30期連続増収増益のヤオコーに忍び寄る「客数減」
「客数減の一番の要因は、食品スーパー同士の競争」
順調に見えるヤオコーだが、懸念材料もある。それは客数の減少だ。
すでに発表済みの流通各社の最新決算を見ても、客数減に苦戦する企業が目立っている。ヤオコー単体の既存店客数も同0.9%減と前期実績を下回った。直近過去5年間でヤオコーの既存店客数が前期実績を割った例はなく、客数減が深刻であるのが窺える。
客数減の要因について川野社長は「分析しているが、明確な答えはない。ドラッグストアの影響も一部ではあると思われるが一番は食品スーパー同士の競争。競合店を買い回っているお客さまが増えているのではないか」と話す。
「1km圏内のシェアは着実に上がっているので、近くのお客さまについては当社の店に来ていただいているという認識でいる。

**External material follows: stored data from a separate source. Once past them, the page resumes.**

@@ -719,6 +732,18 @@
     return WDGS_OK;
 }
 
+static u32 forward_long_generation(const wdgs_tiled_forward* f) { return f->long_generation; }
+static u32 next_long_generation() { static u32 next = 0u; return ++next; }
+static const LongWork* forward_long_work(wdgs_tiled_forward* f) {
+    wdgs_device* d = f->dev;
+    if (d->capturing) {
+        auto& v = d->capture_long_states;
+        const std::pair<wdgs_tiled_forward*, u32> now{f, f->long_generation};
+        if (std::find(v.begin(), v.end(), now) == v.end()) v.push_back(now);
+    }
+    return (f->long_lists.hdr && f->long_armed) ? &f->long_lists : nullptr;
+}
+
 static void forward_free_long_lists(wdgs_tiled_forward* op) {
     LongWork& lw = op->long_lists;
     free_dev(lw.hdr);
@@ -729,6 +754,7 @@
 static int forward_alloc_long_lists(wdgs_tiled_forward* op, u32 threshold, u32 items, u32 rows) {
     wdgs_device* d = op->dev;
     forward_free_long_lists(op);
+    op->long_generation = next_long_generation();
     if (threshold == 0u) return WDGS_OK;
     LongWork lw{};
     lw.threshold = threshold;
@@ -772,6 +798,8 @@
     op->nf_capacity = 0;
     op->long_lists = LongWork{};
     op->long_flags_capacity = 0;
+    op->long_armed = true;
+    op->long_generation = next_long_generation();
     op->host_stats = nullptr;
     op->scanner = nullptr;
     op->sorter = nullptr;
@@ -873,7 +901,8 @@
     wdgs_device* d = op->dev;
     const u32 n = op->cfg.num_points;
     const TileInfo& ti = op->tile_info;
-    const ScanStatsEpilogue ep{op->stats, op->stats + 4, op->host_stats, op->tile_info.max_tile_entries, op->stats + FRAME_WORD, op->long_lists.hdr};
+    const LongWork* const lw = forward_long_work(op);
+    const ScanStatsEpilogue ep{op->stats, op->stats + 4, op->host_stats, op->tile_info.max_tile_entries, op->stats + FRAME_WORD, lw ? lw->hdr : nullptr};
     if (columns) {
         WDGS_TRY(forward_scan(d, op->block_counts, ceil_div(n, 256), op->column_counts, op->column_totals, ti.num_tiles_x, ep));
     } else if (n > 0) {
@@ -898,7 +927,7 @@
     if (columns) {
         WDGS_TRY(launch_emit_scatter(d, n, op->splats, op->depths, op->scanner->input, op->scanner->output, op->block_counts, op->settings, op->tile_info,
                                      op->column_counts, op->column_totals, wdgs_sorter_keys(op->sorter, 0), wdgs_sorter_values(op->sorter, 0), op->tile_info.max_tile_entries));
-        WDGS_TRY(sorter_sort_rows(op->sorter, ti.num_tiles_x, ti.num_tiles_y, op->ranges, op->long_lists.hdr ? &op->long_lists : nullptr));
+        WDGS_TRY(sorter_sort_rows(op->sorter, ti.num_tiles_x, ti.num_tiles_y, op->ranges, lw));
         op->ranges_valid = true;
     } else {
         WDGS_TRY(launch_emit(d, n, op->splats, op->depths, op->scanner->input, op->scanner->output, op->block_counts, op->settings, op->tile_info,
@@ -908,7 +937,7 @@
             if (op->cfg.compat_caps) {
                 WDGS_TRY(wdgs_sorter_sort(op->sorter, 32u));
             } else {
-                WDGS_TRY(sorter_sort_segmented(op->sorter, bits_for(op->tile_info.total_tiles), op->tile_info.total_tiles, op->ranges, op->long_lists.hdr ? &op->long_lists : nullptr));
+                WDGS_TRY(sorter_sort_segmented(op->sorter, bits_for(op->tile_info.total_tiles), op->tile_info.total_tiles, op->ranges, lw));
                 op->ranges_valid = true;
             }
         }
@@ -1040,12 +1069,35 @@
     const LongWork& now = op->long_lists;
     return forward_alloc_long_lists(op, threshold, max_items ? max_items : (now.hdr ? now.max_items : LONG_LIST_ITEMS), max_rows ? max_rows : (now.hdr ? now.max_rows : LONG_LIST_ROWS));
 }
+int wdgs_tiled_forward_arm_long_lists(wdgs_tiled_forward* op, int armed) {
+    WDGS_REQUIRE(op, WDGS_E_INVALID, "wdgs_tiled_forward_arm_long_lists: null op");
+    WDGS_REQUIRE(!op->dev->capturing, WDGS_E_STATE, "wdgs_tiled_forward_arm_long_lists while recording a command buffer");
+    if (op->long_armed == (armed != 0)) return WDGS_OK;
+    op->long_armed = armed != 0;
+    op->long_generation = next_long_generation();
+    return WDGS_OK;
+}
+int wdgs_tiled_forward_long_lists_armed(wdgs_tiled_forward* op) { return (op && op->long_armed) ? 1 : 0; }
 int wdgs_tiled_forward_long_list_stats(wdgs_tiled_forward* op, uint32_t stats_out[12]) {
     WDGS_REQUIRE(op && stats_out, WDGS_E_INVALID, "wdgs_tiled_forward_long_list_stats: null argument");
     std::memset(stats_out, 0, sizeof(uint32_t) * 12);
     const LongWork& lw = op->long_lists;
     if (!lw.hdr) return WDGS_OK;
-    WDGS_TRY(wdgs_copy_to_host(op->dev, stats_out, lw.hdr, sizeof(u32) * LL_HDR_WORDS));
+    if (op->long_armed) {
+        WDGS_TRY(wdgs_copy_to_host(op->dev, stats_out, lw.hdr, sizeof(u32) * LL_HDR_WORDS));
+    } else if (lw.threshold && op->ranges_valid && op->ranges) {
+        const u32 tiles = op->tile_info.total_tiles;
+        std::vector<u32> r((size_t)tiles + 1u);
+        WDGS_TRY(wdgs_copy_to_host(op->dev, r.data(), op->ranges, sizeof(u32) * r.size()));
+        u32 end = r[tiles];
+        for (u32 t = tiles; t-- > 0u;) {
+            const u32 start = r[t];
+            if (start == 0xFFFFFFFFu) continue;
+            const u32 n = end > start ? end - start : 0u;
+            if (n > lw.threshold) { stats_out[LL_BLOCKS] += 4u; stats_out[LL_ITEMS] += 4u * ((n + 63u) >> 6); }
+            end = start;
+        }
+    }
     stats_out[8] = lw.max_items; stats_out[9] = lw.max_blocks; stats_out[10] = lw.max_rows; stats_out[11] = lw.threshold;
     return WDGS_OK;
 }
@@ -1110,7 +1162,7 @@
     }
     WDGS_TRY(launch_rasterize(d, f->settings, ti, f->splats, f->cfg.num_points, op->ranges_used, keys, vals, f->stats, op->compat_caps ? 32u : 0u, op->rgba8,
                               op->alpha, op->n_contrib, f->nf_stamp, f->stats + FRAME_WORD,
-                              (f->ranges_valid && f->long_lists.hdr && !op->compat_caps) ? &f->long_lists : nullptr));
+                              (f->ranges_valid && !op->compat_caps) ? forward_long_work(f) : nullptr));
     op->encoded = true;
     return WDGS_OK;
 }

ただ、来店回数が減っている。それかまとめ買い、買い回りもしている可能性もある。お客さまの買物行動は日々少しずつ変わっているので、絶対的な客数もだが、いわゆる純客数、1km圏内のシェアを高めていくことが今後のポイントになるだろう」(川野社長)。

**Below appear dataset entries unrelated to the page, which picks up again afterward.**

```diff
@@ -253,19 +244,24 @@
 #pragma unroll
         for (int w = 0; w < 2; w++) tw.s2[l][w] = __builtin_amdgcn_perm(0u, tw.s2[l][w], 0x01000100u);
 }
-__device__ __forceinline__ void fft_front_real160(const uint32_t *xw, int lane, const LaneTw &tw, const u32x4 *tw3_lds,
-                                                  uint32_t (&v)[4][4])
+__device__ __forceinline__ void fft_gather_real160(const uint32_t *xw, int lane, uint32_t (&y)[10])
 {
     const int d3 = (lane >> 2) & 3, d4 = lane >> 4;
     const int base = rev2(d4) + 4 * rev2(d3);
-    uint32_t y[10];
-    y[0] = *(const uint16_t *)(xw + base);
-#pragma unroll
-    for (int m = 1; m < 4; m++) y[m] = ((const uint16_t *)(xw + base + 16 * m))[1];
-#pragma unroll
-    for (int m = 4; m < 10; m++) y[m] = xw[base + 16 * m];
-#pragma unroll
-    for (int m = 0; m < 4; m++) asm("" : "+v"(y[m]));
+#pragma unroll
+    for (int m = 0; m < 10; m++) y[m] = xw[base + 16 * m];
+}
+template <int kAhead>
+__device__ __forceinline__ void fft_pass23_real160(const uint32_t (&y)[10], int lane, const LaneTw &tw, const u32x4 *tw3_lds,
+                                                   uint32_t (&v)[4][4])
+{
+    const int d3 = (lane >> 2) & 3;
+    const u32x4 *row3 = tw3_lds + (lane & 3) * kTw3Row;
+    uint32_t k3[4][4][2];
+    if constexpr (kAhead > 0) {
+        load_tw32_part<0, kAhead, 1>(row3, k3);
+        __builtin_amdgcn_sched_barrier(0);
+    }
 #pragma unroll
     for (int d2 = 0; d2 < 4; d2++) {
         const int r2 = ((d2 & 1) << 1) | (d2 >> 1);
@@ -288,13 +284,20 @@
             r4_packed_dbl<false, false, true, true, 1>(x0, 0u, 0, 0, cr, ci, cr, ci, v[0][d2], v[1][d2], v[2][d2], v[3][d2]);
         }
     }
-    uint32_t k3[4][4][2];
-    load_tw32_d0(tw3_lds, lane & 3, k3);
+    load_tw32_part<kAhead, 8, 1>(row3, k3);
     const uint32_t mul = d3 ? kPkTwo : kPkPlusMinus;
 #pragma unroll
     for (int d1 = 0; d1 < 4; d1++)
         bfly_pk_dbl<false, true, 2>(v[d1][0], v[d1][1], v[d1][2], v[d1][3], k3[d1][0][0], k3[d1][0][1], k3[d1][1][0], k3[d1][1][1],
                                     k3[d1][2][0], k3[d1][2][1], k3[d1][3][0], k3[d1][3][1], mul);
+}
+template <int kAhead = 0>
+__device__ __forceinline__ void fft_front_real160(const uint32_t *xw, int lane, const LaneTw &tw, const u32x4 *tw3_lds,
+                                                  uint32_t (&v)[4][4])
+{
+    uint32_t y[10];
+    fft_gather_real160(xw, lane, y);
+    fft_pass23_real160<kAhead>(y, lane, tw, tw3_lds, v);
 }
 
 __device__ __forceinline__ void fft_exchange(uint32_t *buf, int lane, const uint32_t (&v)[4][4], uint32_t (&u)[4][4])
@@ -320,6 +323,21 @@
     else
         bfly_pk_dbl<false, true, 0>(u[0][e4], u[1][e4], u[2][e4], u[3][e4], tw.s4[0][0], tw.s4[0][1], tw.s4[1][0], tw.s4[1][1],
                                     tw.s4[2][0], tw.s4[2][1], tw.s4[3][0], tw.s4[3][1]);
+}
+
+template <int kAhead>
+__device__ __forceinline__ void fft_exchange_pass4(uint32_t *buf, int lane, const LaneTw &tw, const u32x4 *tw5_lds,
+                                                   const uint32_t (&v)[4][4], uint32_t (&u)[4][4], uint32_t (&k5)[4][4][2])
+{
+    fft_exchange(buf, lane, v, u);
+    if constexpr (kAhead > 0) {
+        load_tw32_part<0, kAhead, 64>(tw5_lds + lane, k5);
+        __builtin_amdgcn_sched_barrier(0);
+    }
+#pragma unroll
+    for (int e4 = 0; e4 < 4; e4++) fft_pass4_dbl(u, e4, tw);
+    wave_sync();
+    load_tw32_part<kAhead, 8, 64>(tw5_lds + lane, k5);
 }
 
 __device__ __forceinline__ int bitrev8(int v) { return (int)(__brev((uint32_t)v) >> 24); }
```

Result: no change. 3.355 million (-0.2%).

2020年3月期は消費増税を控え、消費が停滞することが予想される。大型投資の償却負担も続くうえ、人件費・光熱費も引き続き高止まりすると見られ、経営の舵取りはいっそう難しくなる見通しだ。先行きが不透明な中、ヤオコーは増収増益記録を伸ばすことができるか。今期の経営にも注目したい。